(Saved entries)
template <int NP, bool FUSED = false>
constexpr Launch wgrad_stem_rec() {
  return {conv_wgrad_stem_x3<NP, FUSED>, SW_NT, NP == 1 ? KIND_STEM_WG_B16 : KIND_STEM_WG_X3,
          FUSED ? "conv_wgrad_stem_x3 fused" : "conv_wgrad_stem_x3"};
}
template <int CI, int CO, int R, int XH>
constexpr Launch wgrad_tile_x3_rec() {
  return {conv_wgrad_tile_x3<CI, CO, R, XH>, 64 * CI * CO * R, kind(KIND_TILE_X3, MODE_WGRAD, 0),
          "conv_wgrad_tile_x3"};
}
template <int STAGE, int CI, int CO, int XH, int MI = 1>
constexpr Launch wgrad_x3b_rec() {
  return {STAGE ? conv_wgrad_tile_x3b<CI, CO, XH, MI> : conv_wgrad_tile_x3b_c3<CI, CO, XH, MI>,
          64 * CI * CO, KIND_WGRAD_X3B, "conv_wgrad_tile_x3"};
}
template <int STAGE, int CI, int CO, int XH>
constexpr Launch wgrad_b16_rec() {
  return {STAGE ? conv_wgrad_tile_b16<CI, CO, XH> : conv_wgrad_tile_b16_c3<CI, CO, XH>,
          64 * CI * CO, KIND_WGRAD_B16, "conv_wgrad_tile_b16"};
}
template <int CI, int CO, int PF = 1>
constexpr Launch wgrad_tile_bf16_rec() {
  return {conv_wgrad_tile_bf16<CI, CO, PF>, 256, kind(KIND_TILE_BF16, MODE_WGRAD, 0), "conv_wgrad_tile"};
}
template <int CI, int CO>
constexpr Launch wgrad_tile_f32_rec() {
  return {conv_wgrad_tile_f32<CI, CO>, 256, kind(KIND_TILE_F32, MODE_WGRAD, 0), "conv_wgrad_tile"};
}

Launch wgrad_tile_x3_launch(int cfg) {
  static const Launch B[2][2][5] = {
      {{wgrad_x3b_rec<0, 2, 4, 8>(), wgrad_x3b_rec<0, 2, 3, 8>(), wgrad_x3b_rec<0, 4, 2, 4>(),
        wgrad_x3b_rec<0, 4, 1, 4>(), wgrad_x3b_rec<0, 2, 2, 8>()},
       {wgrad_x3b_rec<0, 1, 8, 8, 2>(), wgrad_x3b_rec<0, 1, 6, 8, 2>(), wgrad_x3b_rec<0, 2, 4, 4, 2>(),
        wgrad_x3b_rec<0, 2, 2, 4, 2>(), wgrad_x3b_rec<0, 1, 4, 8, 2>()}},
      {{wgrad_x3b_rec<1, 2, 4, 8>(), wgrad_x3b_rec<1, 2, 3, 8>(), wgrad_x3b_rec<1, 4, 2, 4>(),
        wgrad_x3b_rec<1, 4, 1, 4>(), wgrad_x3b_rec<1, 2, 2, 8>()},
       {wgrad_x3b_rec<1, 1, 8, 8, 2>(), wgrad_x3b_rec<1, 1, 6, 8, 2>(), wgrad_x3b_rec<1, 2, 4, 4, 2>(),
        wgrad_x3b_rec<1, 2, 2, 4, 2>(), wgrad_x3b_rec<1, 1, 4, 8, 2>()}}};
  static const Launch T[4] = {wgrad_tile_x3_rec<1, 4, 3, 8>(), wgrad_tile_x3_rec<1, 3, 3, 8>(),
                              wgrad_tile_x3_rec<2, 2, 3, 4>(), wgrad_tile_x3_rec<2, 1, 3, 4>()};
  const bool x3b = g_wgx3b == 2 || (g_wgx3b == 1 && cfg == 0) || cfg == 4;
  return with_cfg(x3b ? B[g_wgx3b_stage][g_wgx3b_mi - 1][cfg] : T[cfg], cfg);
}
Launch wgrad_tile_b16_launch(int cfg) {
  static const Launch T[2][5] = {
      {wgrad_b16_rec<0, 2, 4, 8>(), wgrad_b16_rec<0, 2, 3, 8>(), wgrad_b16_rec<0, 4, 2, 4>(),
       wgrad_b16_rec<0, 4, 1, 4>(), wgrad_b16_rec<0, 2, 2, 8>()},
      {wgrad_b16_rec<1, 2, 4, 8>(), wgrad_b16_rec<1, 2, 3, 8>(), wgrad_b16_rec<1, 4, 2, 4>(),
       wgrad_b16_rec<1, 4, 1, 4>(), wgrad_b16_rec<1, 2, 2, 8>()}};
  return with_cfg(T[g_wgx3b_stage][cfg], cfg);
}
Launch wgrad_tile_launch(int cfg, bool bf16) {
  static const Launch T16[2][2] = {{wgrad_tile_bf16_rec<1, 4, 0>(), wgrad_tile_bf16_rec<2, 2, 0>()},
                                   {wgrad_tile_bf16_rec<1, 4>(), wgrad_tile_bf16_rec<2, 2>()}};
  static const Launch T32[2] = {wgrad_tile_f32_rec<1, 4>(), wgrad_tile_f32_rec<2, 2>()};
  return with_cfg(bf16 ? T16[g_wgt_pf != 0][cfg / 2] : T32[cfg / 2], cfg);
}

}
}

using namespace oflow;

extern "C" {

int64_t of_conv_wfwd_elems(const of_conv_desc* d) {
  if (validate(d) != OF_OK) return -1;
  Geo g = geo(d);
  return (int64_t)g.kf * g.nf;
}

int64_t of_conv_wbwd_elems(const of_conv_desc* d) {
  if (validate(d) != OF_OK) return -1;
  Geo g = geo(d);
  return g.kd * g.nd;
}

int64_t of_conv_wfwd16_elems(const of_conv_desc* d) {
  if (validate(d) != OF_OK) return -1;
  Geo g = geo(d);
  return (int64_t)g.cout_p * g.kf16;
}

int64_t of_conv_wbwd16_elems(const of_conv_desc* d) {
  if (validate(d) != OF_OK) return -1;
  Geo g = geo(d);
  return g.kd16 * g.nd;
}

static PackEntry pack_entry(const of_conv_desc* d, const float* w, void* wf, void* wd,
                            int bf16) {
  const Geo g = geo(d);
  PackEntry E{};
  E.w = w;
  E.wf = static_cast<float*>(wf);
  E.wd = static_cast<float*>(wd);
  E.taps = g.taps;
  E.kw = d->kw;
  E.cin = d->cin;
  E.cout = d->cout;
  E.cin_p = g.cin_p;
  E.cout_p = g.cout_p;
  E.kf = g.kf;
  E.nf = g.nf;
  E.nd = g.nd;
  E.bf16 = bf16;
  E.kf16 = g.kf16;
  E.kd16 = g.kd16;
  E.pg = g.pg;
  return E;
}

static int64_t pack_work(const of_conv_desc* d, int bf16) {
  const Geo g = geo(d);
  return bf16 ? (int64_t)g.cout_p * g.kf16 + g.kd16 * g.nd : (int64_t)g.kf * g.nf + g.kd * g.nd;
}

static int64_t pack_work_many(const of_conv_desc* d, int bf16) {
  const Geo g = geo(d);
  return bf16 ? g.kd16 * g.nd : (int64_t)g.kf * g.nf + g.kd * g.nd;
}
static int64_t pack_tiles16(const of_conv_desc* d, int bf16) {
  const Geo g = geo(d);
  return bf16 ? cdiv(g.cout_p, PK_TN) * cdiv(g.kf16, PK_TK) : 0;
}

int of_conv_pack_weights_bf16(const of_conv_desc* d, const float* w_hwio, void* w16_fwd,
                              void* w16_bwd, void* stream) {
  int st = validate(d);
  if (st) return st;
  OF_CHECK_ARG(w_hwio && w16_fwd && w16_bwd, "pack bf16: NULL pointer");
  const int64_t total = pack_work(d, 1);
  OF_CHECK_ARG(total < INT32_MAX, "pack: layer too large");
  const int blocks = (int)std::min<int64_t>(cdiv(total, 256), 4096);
  hipLaunchKernelGGL(pack_one_kernel, dim3(blocks), dim3(256), 0, as_stream(stream),
                     pack_entry(d, w_hwio, w16_fwd, w16_bwd, 1), total);
  return check_launch("pack_bf16");
}

int of_conv_pack_weights(const of_conv_desc* d, const float* w_hwio, float* w_fwd,
                         float* w_bwd, void* stream) {
  int st = validate(d);
  if (st) return st;
  OF_CHECK_ARG(w_hwio && w_fwd, "pack: NULL pointer");
  Geo g = geo(d);
  hipStream_t s = as_stream(stream);
  {
    const int64_t total = (int64_t)g.kf * g.nf;
    const int blocks = (int)std::min<int64_t>(cdiv(total, 256), 4096);
    hipLaunchKernelGGL(pack_fwd_kernel, dim3(blocks), dim3(256), 0, s, w_hwio, g.taps, d->cin,
                       d->cout, g.cin_p, g.kf, g.nf, w_fwd);
    if ((st = check_launch("pack_fwd"))) return st;
  }
  if (w_bwd) {
    const int64_t total = g.kd * g.nd;
    const int blocks = (int)std::min<int64_t>(cdiv(total, 256), 4096);
    hipLaunchKernelGGL(pack_bwd_kernel, dim3(blocks), dim3(256), 0, s, w_hwio, g.pg, d->kw,
                       d->cin, d->cout, g.cout_p, g.nd, w_bwd);
    if ((st = check_launch("pack_bwd"))) return st;
  }
  return OF_OK;
}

Try it => Look above for the line with "return g.kd * g.nd;"; retype exactly that line, every line after it up to the line with "int of_conv_pack_weights_bf16(const of_conv_desc*", and that line too, nothing else.

Written solution =>
  return g.kd * g.nd;
}

int64_t of_conv_wfwd16_elems(const of_conv_desc* d) {
  if (validate(d) != OF_OK) return -1;
  Geo g = geo(d);
  return (int64_t)g.cout_p * g.kf16;
}

int64_t of_conv_wbwd16_elems(const of_conv_desc* d) {
  if (validate(d) != OF_OK) return -1;
  Geo g = geo(d);
  return g.kd16 * g.nd;
}

static PackEntry pack_entry(const of_conv_desc* d, const float* w, void* wf, void* wd,
                            int bf16) {
  const Geo g = geo(d);
  PackEntry E{};
  E.w = w;
  E.wf = static_cast<float*>(wf);
  E.wd = static_cast<float*>(wd);
  E.taps = g.taps;
  E.kw = d->kw;
  E.cin = d->cin;
  E.cout = d->cout;
  E.cin_p = g.cin_p;
  E.cout_p = g.cout_p;
  E.kf = g.kf;
  E.nf = g.nf;
  E.nd = g.nd;
  E.bf16 = bf16;
  E.kf16 = g.kf16;
  E.kd16 = g.kd16;
  E.pg = g.pg;
  return E;
}

static int64_t pack_work(const of_conv_desc* d, int bf16) {
  const Geo g = geo(d);
  return bf16 ? (int64_t)g.cout_p * g.kf16 + g.kd16 * g.nd : (int64_t)g.kf * g.nf + g.kd * g.nd;
}

static int64_t pack_work_many(const of_conv_desc* d, int bf16) {
  const Geo g = geo(d);
  return bf16 ? g.kd16 * g.nd : (int64_t)g.kf * g.nf + g.kd * g.nd;
}
static int64_t pack_tiles16(const of_conv_desc* d, int bf16) {
  const Geo g = geo(d);
  return bf16 ? cdiv(g.cout_p, PK_TN) * cdiv(g.kf16, PK_TK) : 0;
}

int of_conv_pack_weights_bf16(const of_conv_desc* d, const float* w_hwio, void* w16_fwd,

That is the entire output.